--- In [EMAIL PROTECTED], "Lia Octavia" <[EMAIL PROTECTED]>
wrote:

*Hidup Yang Takkan Padamkan Mataku*

*(Sebuah Apresiasi)*



Oleh Lia Octavia







Pengembaraan kehidupan yang bergulir di atas muka bumi ini
selalu mengusung warna-warninya sendiri. Segala musim datang silih
berganti,
kehidupan dan kematian.

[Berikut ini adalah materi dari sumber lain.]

def load():
    global _lib
    if _lib is not None:
        return _lib
    if not os.path.exists(LIB_PATH):
        raise FwError(
            f"{LIB_PATH} not found: build it with `python -c 'import __graft_entry__ as g; g.build()'` "
            "(hipcc --offload-arch=gfx950). faster_whisper_amd has no CPU fallback.")
    lib = C.CDLL(LIB_PATH)
    vp, i32, i64, f32p = C.c_void_p, C.c_int32, C.c_int64, C.POINTER(C.c_float)
    i32p, i64p = C.POINTER(C.c_int32), C.POINTER(C.c_int64)
    lib.fw_last_error.restype = C.c_char_p
    lib.fw_abi_version.restype = i32
    lib.fw_device_count.restype = i32
    lib.fw_model_create.argtypes = [C.POINTER(FwConfig), C.POINTER(FwWeight), i32, i32, i32, i32, i32, C.POINTER(vp)]
    lib.fw_model_free.argtypes = [vp]
    lib.fw_model_free.restype = None
    lib.fw_model_info.argtypes = [vp, C.POINTER(FwConfig), i32p, i32p, i32p, i32p]
    lib.fw_model_blob.argtypes = [vp, C.POINTER(vp), i64p]
    lib.fw_model_create_from_blob_dev.argtypes = [C.POINTER(FwConfig), vp, i64, i32, i32, i32, i32, C.POINTER(vp)]
    lib.fw_model_set_decode_batch.argtypes = [vp, i32]
    lib.fw_model_decode_batch.argtypes = [vp]
    lib.fw_model_decode_batch.restype = i32
    lib.fw_model_run_capacity.argtypes = [vp]
    lib.fw_model_run_capacity.restype = i32
    lib.fw_dec_big_min_rows.restype = i32
    if hasattr(lib, "fw_dec_big_min_rows_of"):
        lib.fw_dec_big_min_rows_of.restype = i32
        lib.fw_dec_big_min_rows_of.argtypes = [i32, i32]
    if hasattr(lib, "fw_flac_info"):
        lib.fw_flac_info.argtypes = [vp, i64, i32p, i32p, i32p, i64p]
        lib.fw_flac_decode.argtypes = [vp, i64, vp, i64, i64p, i32p]
    if hasattr(lib, "fw_test_knob"):
        lib.fw_test_knob.argtypes = [i32, i32]
    if hasattr(lib, "fw_test_idle_lead_chunks"):
        lib.fw_test_idle_lead_chunks.argtypes = [i64, i32, i32, i64, i32]
        lib.fw_test_idle_lead_chunks.restype = i64
    lib.fw_model_join_decoder.argtypes = [vp, vp]
    lib.fw_model_set_merge_wait.argtypes = [vp, i32, i32]
    lib.fw_model_set_decode_lanes.argtypes = [vp, i32]
    lib.fw_model_decode_stats.argtypes = [vp, i64p, i64p, i64p, i32p]
    lib.fw_pack_blob_size.argtypes = [C.POINTER(FwConfig), C.POINTER(FwWeight), i32, i32, i64p, C.POINTER(vp)]
    lib.fw_pack_blob_copy.argtypes = [vp, vp, i64]
    lib.fw_pack_blob_free.argtypes = [vp]
    lib.fw_pack_blob_free.restype = None
    lib.fw_logmel.argtypes = [vp, vp, i64p, i32, vp, i32p]
    lib.fw_logmel_full.argtypes = [vp, vp, i64, vp, i64]
    lib.fw_encode.argtypes = [vp, vp, i32, C.POINTER(vp)]
    lib.fw_encode_pcm.argtypes = [vp, vp, i64p, i32, C.POINTER(vp)]
    lib.fw_encode_pcm_dev.argtypes = [vp, vp, i64p, i32, C.POINTER(vp)]
    lib.fw_tensor_shape.argtypes = [vp, i32p, i32p, i32p]
    lib.fw_tensor_to_host.argtypes = [vp, vp, vp]
    lib.fw_tensor_from_host.argtypes = [vp, vp, i32, C.POINTER(vp)]
    lib.fw_tensor_free.argtypes = [vp]
    lib.fw_tensor_free.restype = None
    lib.fw_generate.argtypes = [vp, vp, i32p, i32p, i32, C.POINTER(FwGenOpts), i32p, i32p, f32p, f32p]
    if hasattr(lib, "fw_generate_lp"):
        lib.fw_generate_lp.argtypes = [vp, vp, i32p, i32p, i32, C.POINTER(FwGenOpts), i32p, i32p, f32p, f32p, f32p, f32p]
    lib.fw_detect_language.argtypes = [vp, vp, i32, i32p, f32p]
    lib.fw_align.argtypes = [vp, vp, i32p, i32, i32p, i32p, i32p, i32, i32, i32, i32p, i32p, f32p]
    lib.fw_prof_enable.argtypes = [vp, i32]
    lib.fw_prof_enable.restype = None
    lib.fw_prof_reset.argtypes = [vp]
    lib.fw_prof_reset.restype = None
    lib.fw_prof_count.restype = i32
    lib.fw_prof_name.argtypes = [i32]
    lib.fw_prof_name.restype = C.c_char_p
    lib.fw_prof_get.argtypes = [vp, i32, C.POINTER(C.c_double), i64p, C.POINTER(C.c_double), C.POINTER(C.c_double)]
    lib.fw_synchronize.argtypes = [vp]
    lib.fw_dev_alloc.argtypes = [vp, i64, C.POINTER(vp)]
    lib.fw_dev_free.argtypes = [vp, vp]
    lib.fw_dev_upload.argtypes = [vp, vp, vp, i64]
    lib.fw_test_gemm.argtypes = [vp, vp, vp, vp, vp, i32, i32, i32, i32, i32, vp]
    lib.fw_test_dec_linear.argtypes = [vp, vp, vp, vp, vp, vp, vp, i32, i32, i32, i32, i32, vp, vp]
    lib.fw_test_dec_logits.argtypes = [vp, vp, i32, vp]
    lib.fw_test_logits_rules.argtypes = [vp, vp, i32, vp, i32, vp, C.POINTER(FwGenOpts), i32, vp, vp]
    if hasattr(lib, "fw_test_dec_self_attn"):
        lib.fw_test_dec_self_attn.argtypes = [vp, vp, vp, vp, vp, i32, i32, i32, i32, i32, i32, i32, i32, i32, i32, i32, vp]
        lib.fw_test_dec_cross_attn.argtypes = [vp, vp, vp, vp, i32, i32, i32, i32, i32, i32, vp, vp, i32, C.c_float, vp]
        lib.fw_test_dec_cross_probs.argtypes = [vp, vp, vp, i32, i32, i32, vp, i32, i32, i32, i32, vp]
        lib.fw_test_dec_softmax_pick.argtypes = [vp, vp, i32, i32, i32, vp, i32, vp]
    lib.fw_bench_attention.argtypes = [vp, i32, i32, i32, i32, i32, f32p]
    lib.fw_bench_gemm.argtypes = [vp, i32, i32, i32, i32, i32, i32, i32, i32, f32p]
    lib.fw_bench_dec_linear.argtypes = [vp, i32, i32, i32, i32, i32, i32, f32p]
    if hasattr(lib, "fw_bench_gemm_epi"):
        lib.fw_bench_gemm_epi.argtypes = [vp, i32, i32, i32, i32, i32, i32, i32, i32, i32, i32, i32, f32p]
        lib.fw_bench_dec_linear_epi.argtypes = [vp, i32, i32, i32, i32, i32, i32, i32, i32, i32, f32p]
    lib.fw_test_layernorm.argtypes = [vp, vp, vp, vp, i32, i32, vp]
    lib.fw_test_attention.argtypes = [vp, vp, vp, vp, i32, i32, i32, vp]
    if hasattr(lib, "fw_test_gemm_ex"):
        lib.fw_test_gemm_ex.argtypes = [vp, vp, i64, i64, i64, vp, vp, vp, i64, i64, i64, vp, i64, i64, i64, i64, i64,
                                        i32, i32, i32, i32, i32, i32, i32, i32, i32, vp, vp]
        lib.fw_test_cross_kv_frag_index.argtypes = [i32, i32, i32, vp]
        lib.fw_test_quant_rows.argtypes = [vp, vp, i32, i32, i64, vp, vp, i32, vp, vp]
        lib.fw_test_layernorm_frag.argtypes = [vp, vp, vp, vp, i32, i32, i32, vp]
    if hasattr(lib, "fw_test_dec_beam_update"):
        f32 = C.c_float
        lib.fw_test_dec_beam_update.argtypes = [vp, i32, i32, i32, i32, i32, i32, i32, i32, f32, i32, vp, vp, vp, vp, vp,
                                                i32, f32, vp, vp, vp, vp, vp, vp, vp, vp, vp, vp, vp]
        lib.fw_test_dec_embed.argtypes = [vp, vp, i32, vp, i32, vp, i32, i32, i32, i32, i32, i32, f32, vp, vp]
        lib.fw_test_align_post.argtypes = [vp, vp, i32, i32, i32, i32, vp, vp, i32, vp]
    if hasattr(lib, "fw_test_dec_beam_update_lp"):
        f32 = C.c_float
        lib.fw_test_logits_rules_lp.argtypes = [vp, vp, i32, vp, i32, vp, C.POINTER(FwGenOpts), i32, vp, vp, vp]
        lib.fw_test_dec_beam_update_lp.argtypes = [vp, i32, i32, i32, i32, i32, i32, i32, i32, f32, i32, vp, vp, vp, vp, vp,
                                                   vp, vp, i32, f32, vp, vp, vp, vp, vp, vp, vp, vp, vp, vp, vp, vp, vp]
    if hasattr(lib, "fw_test_graph_captures"):
        lib.fw_test_logits_rules_smp_tab.argtypes = [vp, vp, i32, vp, i32, vp, C.POINTER(FwGenOpts), i32, vp, vp, vp, vp, vp, vp]
        lib.fw_test_graph_captures.argtypes = [vp, i64p]
    lib.fw_vad_create.argtypes = [C.POINTER(FwVadWeights), C.POINTER(vp)]
    lib.fw_vad_forward.argtypes = [vp, vp, i64, i32, vp, vp, vp]
    lib.fw_vad_free.argtypes = [vp]
    lib.fw_vad_forward_dev.argtypes = [vp, i32, vp, i64, vp, vp, vp]
    if hasattr(lib, "fw_vad_forward_audio_dev"):
        lib.fw_vad_forward_audio_dev.argtypes = [vp, i32, vp, i64, vp, vp, vp]
    if hasattr(lib, "fw_vad_forward_audio_batch_dev"):
        lib.fw_vad_forward_audio_batch_dev.argtypes = [vp, i32, vp, vp, i32, vp, vp, vp]
    lib.fw_vad_free.restype = None
    if hasattr(lib, "fw_resample_dev"):
        f64 = C.c_double
        lib.fw_resample_filter.argtypes = [i32, i32, i32, f64, vp, i64p, i32p, i32p]
        lib.fw_resample_dev.argtypes = [i32, vp, i64, i32, i32, i32, f64, i32, vp, i64]
        lib.fw_bench_resample.argtypes = [i32, vp, i64, i32, i32, i32, f64, i32, i32, f32p]
    _lib = lib
    return lib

Kesederhanaan dalam memandang hidup inilah yang
diterjemahkan oleh Rilke melalui matanya sehingga melahirkan karya-karya
besar yang tak terlupakan dalam dunia kesusasteraan.



Rainer Maria Rilke dilahirkan di Praha pada tanggal 4 Desember
1875. Sebagai seorang anak tunggal dari pasangan Josef Rilke dan Sophie
adalah sosok yang berperasaan halus dan tidak menyukai kekerasan.
Menjalani
masa kecil dan remaja yang tidak begitu menggembirakan  karena orang
tuanya
menghendaki Rilke menempuh pendidikan militer agar dapat mencapai
kedudukan
yang terhormat sebagai perwira, sebuah status sosial yang sebenarnya
didambakan orang tuanya. Tahun 1890 Rilke meninggalkan sekolah militer
dan
mendedikasikan seluruh hidupnya untuk menjadi penyair. Kumpulan sajak
pertamanya "Leben Und Lieder"  (Kehidupan dan Nyanyian) diterbitkan pada
tahun 1894. Ia sempat kuliah di Fakultas Filsafat, Seni, Sejarah
Kesusasteraan dan Hukum di Universitas Karl-Ferdinand Di Praha. Namun
kemudian ia menuntut ilmu di Fakultas Filsafat di Munchen, Jerman, pada
tahun 1896. Di situlah Rilke memulai pengembaraannya menjelajah Eropa.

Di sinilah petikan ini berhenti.